(Data entries)
inline const OptionInfo* option_table() {
  static const OptionInfo t[OPT_COUNT] = {
      {"pw_glds", 1, false, "fp32 1x1 convs / grouped GEMMs on the LDS-DMA kernels of conv_pw.hip (0: conv_igemm)"},
      {"pw256_mink", 1024, false, "fewest input channels for the 256 x 128 three-stage kernel"},
      {"pw256_mintiles", 256, false, "fewest 256 x 128 tiles for that kernel"},
      {"pw256_phase", 1, false, "the two waves of a SIMD request their LDS-DMA pieces half an iteration apart"},
      {"pw256_skip_pad", 1, false, "256 x 128 kernel, grouped GEMMs: waves whose rows are all group padding issue no MFMAs (0: compute the zero rows)"},
      {"pw256w_mink", 768, false, "fewest input channels for the 256 x 256 two-stage kernel (0: off)"},
      {"pw256w_mintiles", 1536, false, "fewest 256 x 256 tiles for that kernel"},
      {"pw256p_mink", 512, false, "fewest input channels for the persistent 256 x 128 kernel (conv_pw256p.hip; 0: off)"},
      {"pw256p_mintiles", 512, false, "fewest 256 x 128 tiles for that kernel"},
      {"pw256p_flush", 512, false, "most input channels of a Winograd position GEMM (two-level accumulation) that runs on the persistent kernel (0: none)"},
      {"pw256p_order", 1, false, "persistent 256 x 128 kernel: 1 = the workgroups of an XCD walk its run of tiles side by side (neighbours share operand panels in L2), 0 = one contiguous run per workgroup"},
      {"pw256p_streamk", 1, false, "persistent 256 x 128 kernel: the tail tiles' k-tiles as one stream in equal runs per workgroup (0: every tail tile cut into the same number of parts)"},
      {"pw256wp_mink", 512, false, "fewest input channels for the persistent 256 x 256 kernel (conv_pw256wp.hip; 0: off)"},
      {"pw256wp_mintiles", 768, false, "fewest 256 x 256 tiles for that kernel"},
      {"pw256wp_npre", 0, false, "persistent 256 x 256 kernel: accumulator blocks per in-place epilogue group (2 or 4; 0 = two with a residual, four without)"},
      {"pw256wp_stagger", 0, false, "persistent 256 x 256 kernel: spread of the workgroups' start times in sleeps of ~3.4 us (their tile boundaries -- 512 KiB of epilogue traffic per CU -- then fall at different times)"},
      {"pw_ares", 1, false, "K = 128 / 256 pointwise layers on the persistent A-resident kernel (conv_pw_ares.hip)"},
      {"pw_skinny", 1, false, "grouped pointwise launches with at most 64 data rows per group (the PSP pyramid's per-scale convs and Q tables at batch 1) on the skinny weight-streaming kernel (gemm_skinny.hip: 6 KiB of LDS, fits next to any other kernel; 0: the MFMA kernels on 128-row padded tiles)"},
      {"pw_ares_minunits", 512, false, "fewest (m-tile, n-tile) units for that kernel"},
      {"patch_mintiles", 1024, false, "3x3 convs of 16 / 32 input channels on the persistent LDS-patch kernel (conv_patch.hip) from this many 8 x 16 output tiles (0: off)"},
      {"stem_nchw", 1, false, "prediction forward: the first stem conv reads the NCHW input itself (conv_patch.hip, NCHW variant) instead of a layout pass + NHWC conv (fp32 mode, when the patch kernel takes the layer)"},
      {"bn64_maxk", 256, true, "128 x 64 tiles for layers with at most this many input channels"},
      {"pw_bn64_maxk", 128, true, "pointwise layers / Winograd position GEMMs: weights PACKED 64 wide up to this many input channels (wider layers: 128-wide packing, 64-wide tiles chosen per shape)"},
      {"pw64_maxtiles", 512, false, "a 128-wide-packed pointwise layer with at most bn64_maxk input channels runs 128 x 64 tiles while its 128 x 128 tiling has fewer tiles than this (two per CU)"},
      {"fp32_bk", 0, true, "16: force 16-channel k-tiles in conv_igemm (experiment)"},
      {"nchunk", 8, false, "n-tiles per chunk of the tile order (0: n fastest over all n-tiles)"},
      {"res_prefetch", 1, false, "request the first residual rows before the last k-tile's MFMAs"},
      {"split_model", 1, false, "tail split-K plan counts CUs (1) or resident slots (0)"},
      {"rs_conv", 1, true, "emulated modes: non-pointwise convs on conv_rs.hip (0: fp32 MFMA kernel)"},
      {"rs_bn64_maxk", 128, true, "emulated modes: 128 x 64 tiles up to this many input channels"},
      {"rs256_mink", 512, false, "emulated modes: fewest input channels for the 256 x 256 kernel"},
      {"rs256_mintiles", 256, false, "emulated modes: fewest 256 x 256 tiles for it"},
      {"rs64_maxk", 512, false, "emulated modes: 64 x 64 tiles up to this many input channels"},
      {"rs64_maxtiles", 128, false, "emulated modes: ... and below this many 128-row tiles"},
      {"wino_m", 0, true, "4 / 5 / 6: force one Winograd form on every eligible layer (0: policy)"},
      {"wino_head_m", 0, true, "4 / 5 / 6: Winograd form of the PSP bottleneck (0: policy)"},
      {"wino6_maxdil", 4, true, "largest dilation that gets an F(6x6) form"},
      {"wino5_mindil", 4, true, "smallest dilation that also gets an F(5x5) form (0: none)"},
      {"wino_flush_ch", 64, true, "channels per partial sum of the position GEMMs' two-level accumulation (0: off)"},
      {"wino_min_cin", 0, true, "fewest input channels of a Winograd layer (0: the planner's policy)"},
      {"wino_narrow_minpix", 20000, false, "layers under 128 channels take their Winograd form from this many input pixels on (round 6: 100 000 -> 20 000 -- with the small-problem transforms one 720 x 720 map's layer1 conv2, 32 400 pixels, gains 5 us per layer as F(6x6); profiles/r9e)"},
      {"wino_small_maxwg", 1024, false, "Winograd transforms: launches with fewer workgroups than this of the one-thread-per-tile kernels take the small-problem variants (a workgroup per tile and 64-channel slice, a thread per line, through LDS; bit-identical; 0: never)"},
      {"defer_splitk", 1, false, "a Bottleneck conv1 whose every tile is split along k leaves its partial tiles unsummed and conv2's (small-problem) Winograd input transform sums them: one launch fewer per block at batch 1, bit-identical (0: every conv runs its own reduce); read when a (B, H, W) plan is built"},
      {"ppm_overlap", -1, false, "pyramid branch of the PSP head on a side stream: 0 / 1, -1 = by size"},
      {"ppm_grouped", -1, false, "per-scale PSP GEMMs as one grouped launch: 0 / 1, -1 = by size"},
      {"ppm_term_rows", 1, false, "folded pyramid term: one wave per output row, no barrier in the row loop (0: the workgroup-wide two-phase kernel)"},
      {"ppm_group_rows", 0, false, "pyramid pooling, row pass: rows added up per workgroup (1..5; 0 = by size: as many as still leave ~768 workgroups)"},
      {"rcnn_wino_m", 0, true, "detector front end: 4 / 5 / 6 pins one Winograd form (0: per shape)"},
      {"rcnn_stem_s2d", 1, true, "detector stem 7x7 stride 2 as a space-to-depth 4x4 conv"},
      {"rcnn_rpn_fused", 1, false, "detector: the RPN head on all five pyramid levels as one chain (five input transforms, ONE grouped Winograd GEMM, five output transforms, one objectness and one anchor-delta GEMM over all levels' rows: 12 launches instead of 25); read when a (B, H, W) plan is built"},
      {"rcnn_fpn_overlap", 0, false, "detector: the FPN output convs of p5, p4, p3 on a side stream next to the lateral / top-down chain that ends in p2's (round 5 experiment, bit-identical; measured SLOWER at batch 1, 5.70 against 5.61 ms per frame, profiles/r8: off); read when a (B, H, W) plan is built"},
      {"rcnn_rank_sort", 1, false, "detector: the RPN candidates of an image are ordered by counting the larger keys (n / 64 workgroups) instead of one workgroup's bitonic sort (round 5; same order: the keys are distinct)"},
      {"rcnn_topk_slice", 20480, false, "detector: objectness logits per workgroup of the per-level top-k (a level is cut into up to 8 ranges whose k largest are merged by counting; 0: one workgroup per level, round 4)"},
      {"rcnn_nms_levels", 1, false, "detector: the proposal NMS level by level (five 16 x 16-word suppression blocks and five scans per image side by side, post-NMS top-k by counting) instead of one score-sorted list per image (round 5; same proposals)"},
      {"fmm_local32", 1, false, "goal solver: single-precision local solve inside a tile"},
      {"fmm_max_passes", 24, false, "goal solver: hard ceiling of the second-order ordering passes; they stop as soon as a pass changes nothing (6-10 passes on the agent's 960 x 960 map; peanut_goal_converged reports whether they reached their fixed point)"},
      {"fmm_blocked", 1, false, "goal solver: a wave relaxes its 8 x 8 block of the tile to convergence between workgroup barriers (round 5; 0: one Jacobi sweep of the whole tile per barrier pair)"},
      {"fmm_inner", 48, false, "goal solver: iterations a wave spends on its block before it publishes it (blocked rounds)"},
  };
  return t;
}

• Activity: Starting with the line that holds "256 kernel: accumulator" and ending with the line that holds "convs of 16", retype every line in the data above exactly, and nothing else.

• Solution for this exercise:
      {"pw256wp_npre", 0, false, "persistent 256 x 256 kernel: accumulator blocks per in-place epilogue group (2 or 4; 0 = two with a residual, four without)"},
      {"pw256wp_stagger", 0, false, "persistent 256 x 256 kernel: spread of the workgroups' start times in sleeps of ~3.4 us (their tile boundaries -- 512 KiB of epilogue traffic per CU -- then fall at different times)"},
      {"pw_ares", 1, false, "K = 128 / 256 pointwise layers on the persistent A-resident kernel (conv_pw_ares.hip)"},
      {"pw_skinny", 1, false, "grouped pointwise launches with at most 64 data rows per group (the PSP pyramid's per-scale convs and Q tables at batch 1) on the skinny weight-streaming kernel (gemm_skinny.hip: 6 KiB of LDS, fits next to any other kernel; 0: the MFMA kernels on 128-row padded tiles)"},
      {"pw_ares_minunits", 512, false, "fewest (m-tile, n-tile) units for that kernel"},
      {"patch_mintiles", 1024, false, "3x3 convs of 16 / 32 input channels on the persistent LDS-patch kernel (conv_patch.hip) from this many 8 x 16 output tiles (0: off)"},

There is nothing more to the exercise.